Start of AVAILABLE DATA

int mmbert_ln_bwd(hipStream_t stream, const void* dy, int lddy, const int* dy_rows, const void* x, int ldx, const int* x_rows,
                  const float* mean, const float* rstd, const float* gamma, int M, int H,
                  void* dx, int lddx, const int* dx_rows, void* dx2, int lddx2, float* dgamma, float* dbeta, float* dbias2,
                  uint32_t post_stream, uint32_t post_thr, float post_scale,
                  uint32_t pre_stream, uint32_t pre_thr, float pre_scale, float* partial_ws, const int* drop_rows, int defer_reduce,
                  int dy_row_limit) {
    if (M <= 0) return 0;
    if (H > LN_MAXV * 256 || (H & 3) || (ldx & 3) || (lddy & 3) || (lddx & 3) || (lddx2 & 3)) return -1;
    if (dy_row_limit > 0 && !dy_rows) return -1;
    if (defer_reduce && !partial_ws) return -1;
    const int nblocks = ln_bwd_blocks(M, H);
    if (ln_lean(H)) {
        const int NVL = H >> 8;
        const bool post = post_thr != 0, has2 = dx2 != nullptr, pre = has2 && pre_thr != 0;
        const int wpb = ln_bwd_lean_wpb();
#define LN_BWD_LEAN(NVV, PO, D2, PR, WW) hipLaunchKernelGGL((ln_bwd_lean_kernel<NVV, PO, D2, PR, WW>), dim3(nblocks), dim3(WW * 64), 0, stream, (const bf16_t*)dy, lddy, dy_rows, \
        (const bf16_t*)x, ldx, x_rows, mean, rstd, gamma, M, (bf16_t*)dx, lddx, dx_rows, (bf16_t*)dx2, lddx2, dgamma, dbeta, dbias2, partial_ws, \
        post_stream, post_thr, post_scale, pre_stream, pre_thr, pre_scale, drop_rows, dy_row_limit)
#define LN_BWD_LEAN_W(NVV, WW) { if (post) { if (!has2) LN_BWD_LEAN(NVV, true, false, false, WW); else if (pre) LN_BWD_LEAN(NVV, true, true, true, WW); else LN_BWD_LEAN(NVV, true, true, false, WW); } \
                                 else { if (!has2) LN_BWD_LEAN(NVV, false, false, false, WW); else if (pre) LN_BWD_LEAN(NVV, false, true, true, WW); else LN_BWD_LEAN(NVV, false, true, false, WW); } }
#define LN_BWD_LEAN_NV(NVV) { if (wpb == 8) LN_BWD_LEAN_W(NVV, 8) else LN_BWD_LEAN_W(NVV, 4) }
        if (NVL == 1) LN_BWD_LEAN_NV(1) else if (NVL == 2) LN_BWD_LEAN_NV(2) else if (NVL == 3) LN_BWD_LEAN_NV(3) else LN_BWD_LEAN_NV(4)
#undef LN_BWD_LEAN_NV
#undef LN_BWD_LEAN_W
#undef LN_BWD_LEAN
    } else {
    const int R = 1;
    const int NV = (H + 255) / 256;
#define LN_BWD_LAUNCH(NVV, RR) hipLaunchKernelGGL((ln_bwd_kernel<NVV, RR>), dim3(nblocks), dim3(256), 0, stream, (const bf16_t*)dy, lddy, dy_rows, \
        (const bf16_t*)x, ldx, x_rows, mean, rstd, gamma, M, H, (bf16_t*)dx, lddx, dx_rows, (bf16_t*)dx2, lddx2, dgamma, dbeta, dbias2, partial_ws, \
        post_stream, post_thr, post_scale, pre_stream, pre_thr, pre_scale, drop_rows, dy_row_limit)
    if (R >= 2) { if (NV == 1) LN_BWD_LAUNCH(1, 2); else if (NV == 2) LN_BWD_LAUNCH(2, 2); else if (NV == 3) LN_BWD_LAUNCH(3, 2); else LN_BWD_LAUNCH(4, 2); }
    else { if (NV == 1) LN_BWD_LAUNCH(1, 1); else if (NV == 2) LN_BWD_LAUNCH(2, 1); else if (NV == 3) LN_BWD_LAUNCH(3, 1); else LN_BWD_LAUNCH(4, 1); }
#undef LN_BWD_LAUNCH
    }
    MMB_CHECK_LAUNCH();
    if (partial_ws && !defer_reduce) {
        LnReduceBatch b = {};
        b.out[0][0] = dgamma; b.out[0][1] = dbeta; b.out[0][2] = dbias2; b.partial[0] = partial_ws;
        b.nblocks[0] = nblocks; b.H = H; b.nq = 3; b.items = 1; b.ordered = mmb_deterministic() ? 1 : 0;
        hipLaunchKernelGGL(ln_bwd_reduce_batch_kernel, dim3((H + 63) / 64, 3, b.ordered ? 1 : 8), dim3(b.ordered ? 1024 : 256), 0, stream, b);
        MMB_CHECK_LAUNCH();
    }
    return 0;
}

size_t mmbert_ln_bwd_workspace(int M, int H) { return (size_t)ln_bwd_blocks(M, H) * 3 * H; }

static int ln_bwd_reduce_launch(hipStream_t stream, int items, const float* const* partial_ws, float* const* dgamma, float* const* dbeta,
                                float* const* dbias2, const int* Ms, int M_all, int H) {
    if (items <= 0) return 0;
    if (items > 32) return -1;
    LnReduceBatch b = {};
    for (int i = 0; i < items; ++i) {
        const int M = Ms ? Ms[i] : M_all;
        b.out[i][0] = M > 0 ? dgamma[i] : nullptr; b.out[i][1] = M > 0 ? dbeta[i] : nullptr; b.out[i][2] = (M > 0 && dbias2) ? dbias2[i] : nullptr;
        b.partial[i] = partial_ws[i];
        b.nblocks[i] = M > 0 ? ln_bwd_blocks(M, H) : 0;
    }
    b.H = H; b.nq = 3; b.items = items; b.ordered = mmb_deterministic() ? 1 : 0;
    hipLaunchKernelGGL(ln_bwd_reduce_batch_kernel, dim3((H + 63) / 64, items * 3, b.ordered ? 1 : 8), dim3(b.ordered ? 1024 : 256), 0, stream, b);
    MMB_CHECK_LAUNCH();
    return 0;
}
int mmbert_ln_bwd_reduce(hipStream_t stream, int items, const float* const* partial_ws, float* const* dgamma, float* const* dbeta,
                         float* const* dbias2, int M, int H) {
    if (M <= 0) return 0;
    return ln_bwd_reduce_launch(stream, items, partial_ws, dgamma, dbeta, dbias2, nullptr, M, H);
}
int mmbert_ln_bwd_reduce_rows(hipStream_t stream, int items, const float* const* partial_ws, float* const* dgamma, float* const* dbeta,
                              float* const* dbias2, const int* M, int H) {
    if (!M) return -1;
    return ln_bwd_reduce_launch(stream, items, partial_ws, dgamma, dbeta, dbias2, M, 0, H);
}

End of AVAILABLE DATA

# TASK DIRECTIONS
Output every line above without altering anything.

# SOLUTION TO THIS TASK
int mmbert_ln_bwd(hipStream_t stream, const void* dy, int lddy, const int* dy_rows, const void* x, int ldx, const int* x_rows,
                  const float* mean, const float* rstd, const float* gamma, int M, int H,
                  void* dx, int lddx, const int* dx_rows, void* dx2, int lddx2, float* dgamma, float* dbeta, float* dbias2,
                  uint32_t post_stream, uint32_t post_thr, float post_scale,
                  uint32_t pre_stream, uint32_t pre_thr, float pre_scale, float* partial_ws, const int* drop_rows, int defer_reduce,
                  int dy_row_limit) {
    if (M <= 0) return 0;
    if (H > LN_MAXV * 256 || (H & 3) || (ldx & 3) || (lddy & 3) || (lddx & 3) || (lddx2 & 3)) return -1;
    if (dy_row_limit > 0 && !dy_rows) return -1;
    if (defer_reduce && !partial_ws) return -1;
    const int nblocks = ln_bwd_blocks(M, H);
    if (ln_lean(H)) {
        const int NVL = H >> 8;
        const bool post = post_thr != 0, has2 = dx2 != nullptr, pre = has2 && pre_thr != 0;
        const int wpb = ln_bwd_lean_wpb();
#define LN_BWD_LEAN(NVV, PO, D2, PR, WW) hipLaunchKernelGGL((ln_bwd_lean_kernel<NVV, PO, D2, PR, WW>), dim3(nblocks), dim3(WW * 64), 0, stream, (const bf16_t*)dy, lddy, dy_rows, \
        (const bf16_t*)x, ldx, x_rows, mean, rstd, gamma, M, (bf16_t*)dx, lddx, dx_rows, (bf16_t*)dx2, lddx2, dgamma, dbeta, dbias2, partial_ws, \
        post_stream, post_thr, post_scale, pre_stream, pre_thr, pre_scale, drop_rows, dy_row_limit)
#define LN_BWD_LEAN_W(NVV, WW) { if (post) { if (!has2) LN_BWD_LEAN(NVV, true, false, false, WW); else if (pre) LN_BWD_LEAN(NVV, true, true, true, WW); else LN_BWD_LEAN(NVV, true, true, false, WW); } \
                                 else { if (!has2) LN_BWD_LEAN(NVV, false, false, false, WW); else if (pre) LN_BWD_LEAN(NVV, false, true, true, WW); else LN_BWD_LEAN(NVV, false, true, false, WW); } }
#define LN_BWD_LEAN_NV(NVV) { if (wpb == 8) LN_BWD_LEAN_W(NVV, 8) else LN_BWD_LEAN_W(NVV, 4) }
        if (NVL == 1) LN_BWD_LEAN_NV(1) else if (NVL == 2) LN_BWD_LEAN_NV(2) else if (NVL == 3) LN_BWD_LEAN_NV(3) else LN_BWD_LEAN_NV(4)
#undef LN_BWD_LEAN_NV
#undef LN_BWD_LEAN_W
#undef LN_BWD_LEAN
    } else {
    const int R = 1;
    const int NV = (H + 255) / 256;
#define LN_BWD_LAUNCH(NVV, RR) hipLaunchKernelGGL((ln_bwd_kernel<NVV, RR>), dim3(nblocks), dim3(256), 0, stream, (const bf16_t*)dy, lddy, dy_rows, \
        (const bf16_t*)x, ldx, x_rows, mean, rstd, gamma, M, H, (bf16_t*)dx, lddx, dx_rows, (bf16_t*)dx2, lddx2, dgamma, dbeta, dbias2, partial_ws, \
        post_stream, post_thr, post_scale, pre_stream, pre_thr, pre_scale, drop_rows, dy_row_limit)
    if (R >= 2) { if (NV == 1) LN_BWD_LAUNCH(1, 2); else if (NV == 2) LN_BWD_LAUNCH(2, 2); else if (NV == 3) LN_BWD_LAUNCH(3, 2); else LN_BWD_LAUNCH(4, 2); }
    else { if (NV == 1) LN_BWD_LAUNCH(1, 1); else if (NV == 2) LN_BWD_LAUNCH(2, 1); else if (NV == 3) LN_BWD_LAUNCH(3, 1); else LN_BWD_LAUNCH(4, 1); }
#undef LN_BWD_LAUNCH
    }
    MMB_CHECK_LAUNCH();
    if (partial_ws && !defer_reduce) {
        LnReduceBatch b = {};
        b.out[0][0] = dgamma; b.out[0][1] = dbeta; b.out[0][2] = dbias2; b.partial[0] = partial_ws;
        b.nblocks[0] = nblocks; b.H = H; b.nq = 3; b.items = 1; b.ordered = mmb_deterministic() ? 1 : 0;
        hipLaunchKernelGGL(ln_bwd_reduce_batch_kernel, dim3((H + 63) / 64, 3, b.ordered ? 1 : 8), dim3(b.ordered ? 1024 : 256), 0, stream, b);
        MMB_CHECK_LAUNCH();
    }
    return 0;
}

size_t mmbert_ln_bwd_workspace(int M, int H) { return (size_t)ln_bwd_blocks(M, H) * 3 * H; }

static int ln_bwd_reduce_launch(hipStream_t stream, int items, const float* const* partial_ws, float* const* dgamma, float* const* dbeta,
                                float* const* dbias2, const int* Ms, int M_all, int H) {
    if (items <= 0) return 0;
    if (items > 32) return -1;
    LnReduceBatch b = {};
    for (int i = 0; i < items; ++i) {
        const int M = Ms ? Ms[i] : M_all;
        b.out[i][0] = M > 0 ? dgamma[i] : nullptr; b.out[i][1] = M > 0 ? dbeta[i] : nullptr; b.out[i][2] = (M > 0 && dbias2) ? dbias2[i] : nullptr;
        b.partial[i] = partial_ws[i];
        b.nblocks[i] = M > 0 ? ln_bwd_blocks(M, H) : 0;
    }
    b.H = H; b.nq = 3; b.items = items; b.ordered = mmb_deterministic() ? 1 : 0;
    hipLaunchKernelGGL(ln_bwd_reduce_batch_kernel, dim3((H + 63) / 64, items * 3, b.ordered ? 1 : 8), dim3(b.ordered ? 1024 : 256), 0, stream, b);
    MMB_CHECK_LAUNCH();
    return 0;
}
int mmbert_ln_bwd_reduce(hipStream_t stream, int items, const float* const* partial_ws, float* const* dgamma, float* const* dbeta,
                         float* const* dbias2, int M, int H) {
    if (M <= 0) return 0;
    return ln_bwd_reduce_launch(stream, items, partial_ws, dgamma, dbeta, dbias2, nullptr, M, H);
}
int mmbert_ln_bwd_reduce_rows(hipStream_t stream, int items, const float* const* partial_ws, float* const* dgamma, float* const* dbeta,
                              float* const* dbias2, const int* M, int H) {
    if (!M) return -1;
    return ln_bwd_reduce_launch(stream, items, partial_ws, dgamma, dbeta, dbias2, M, 0, H);
}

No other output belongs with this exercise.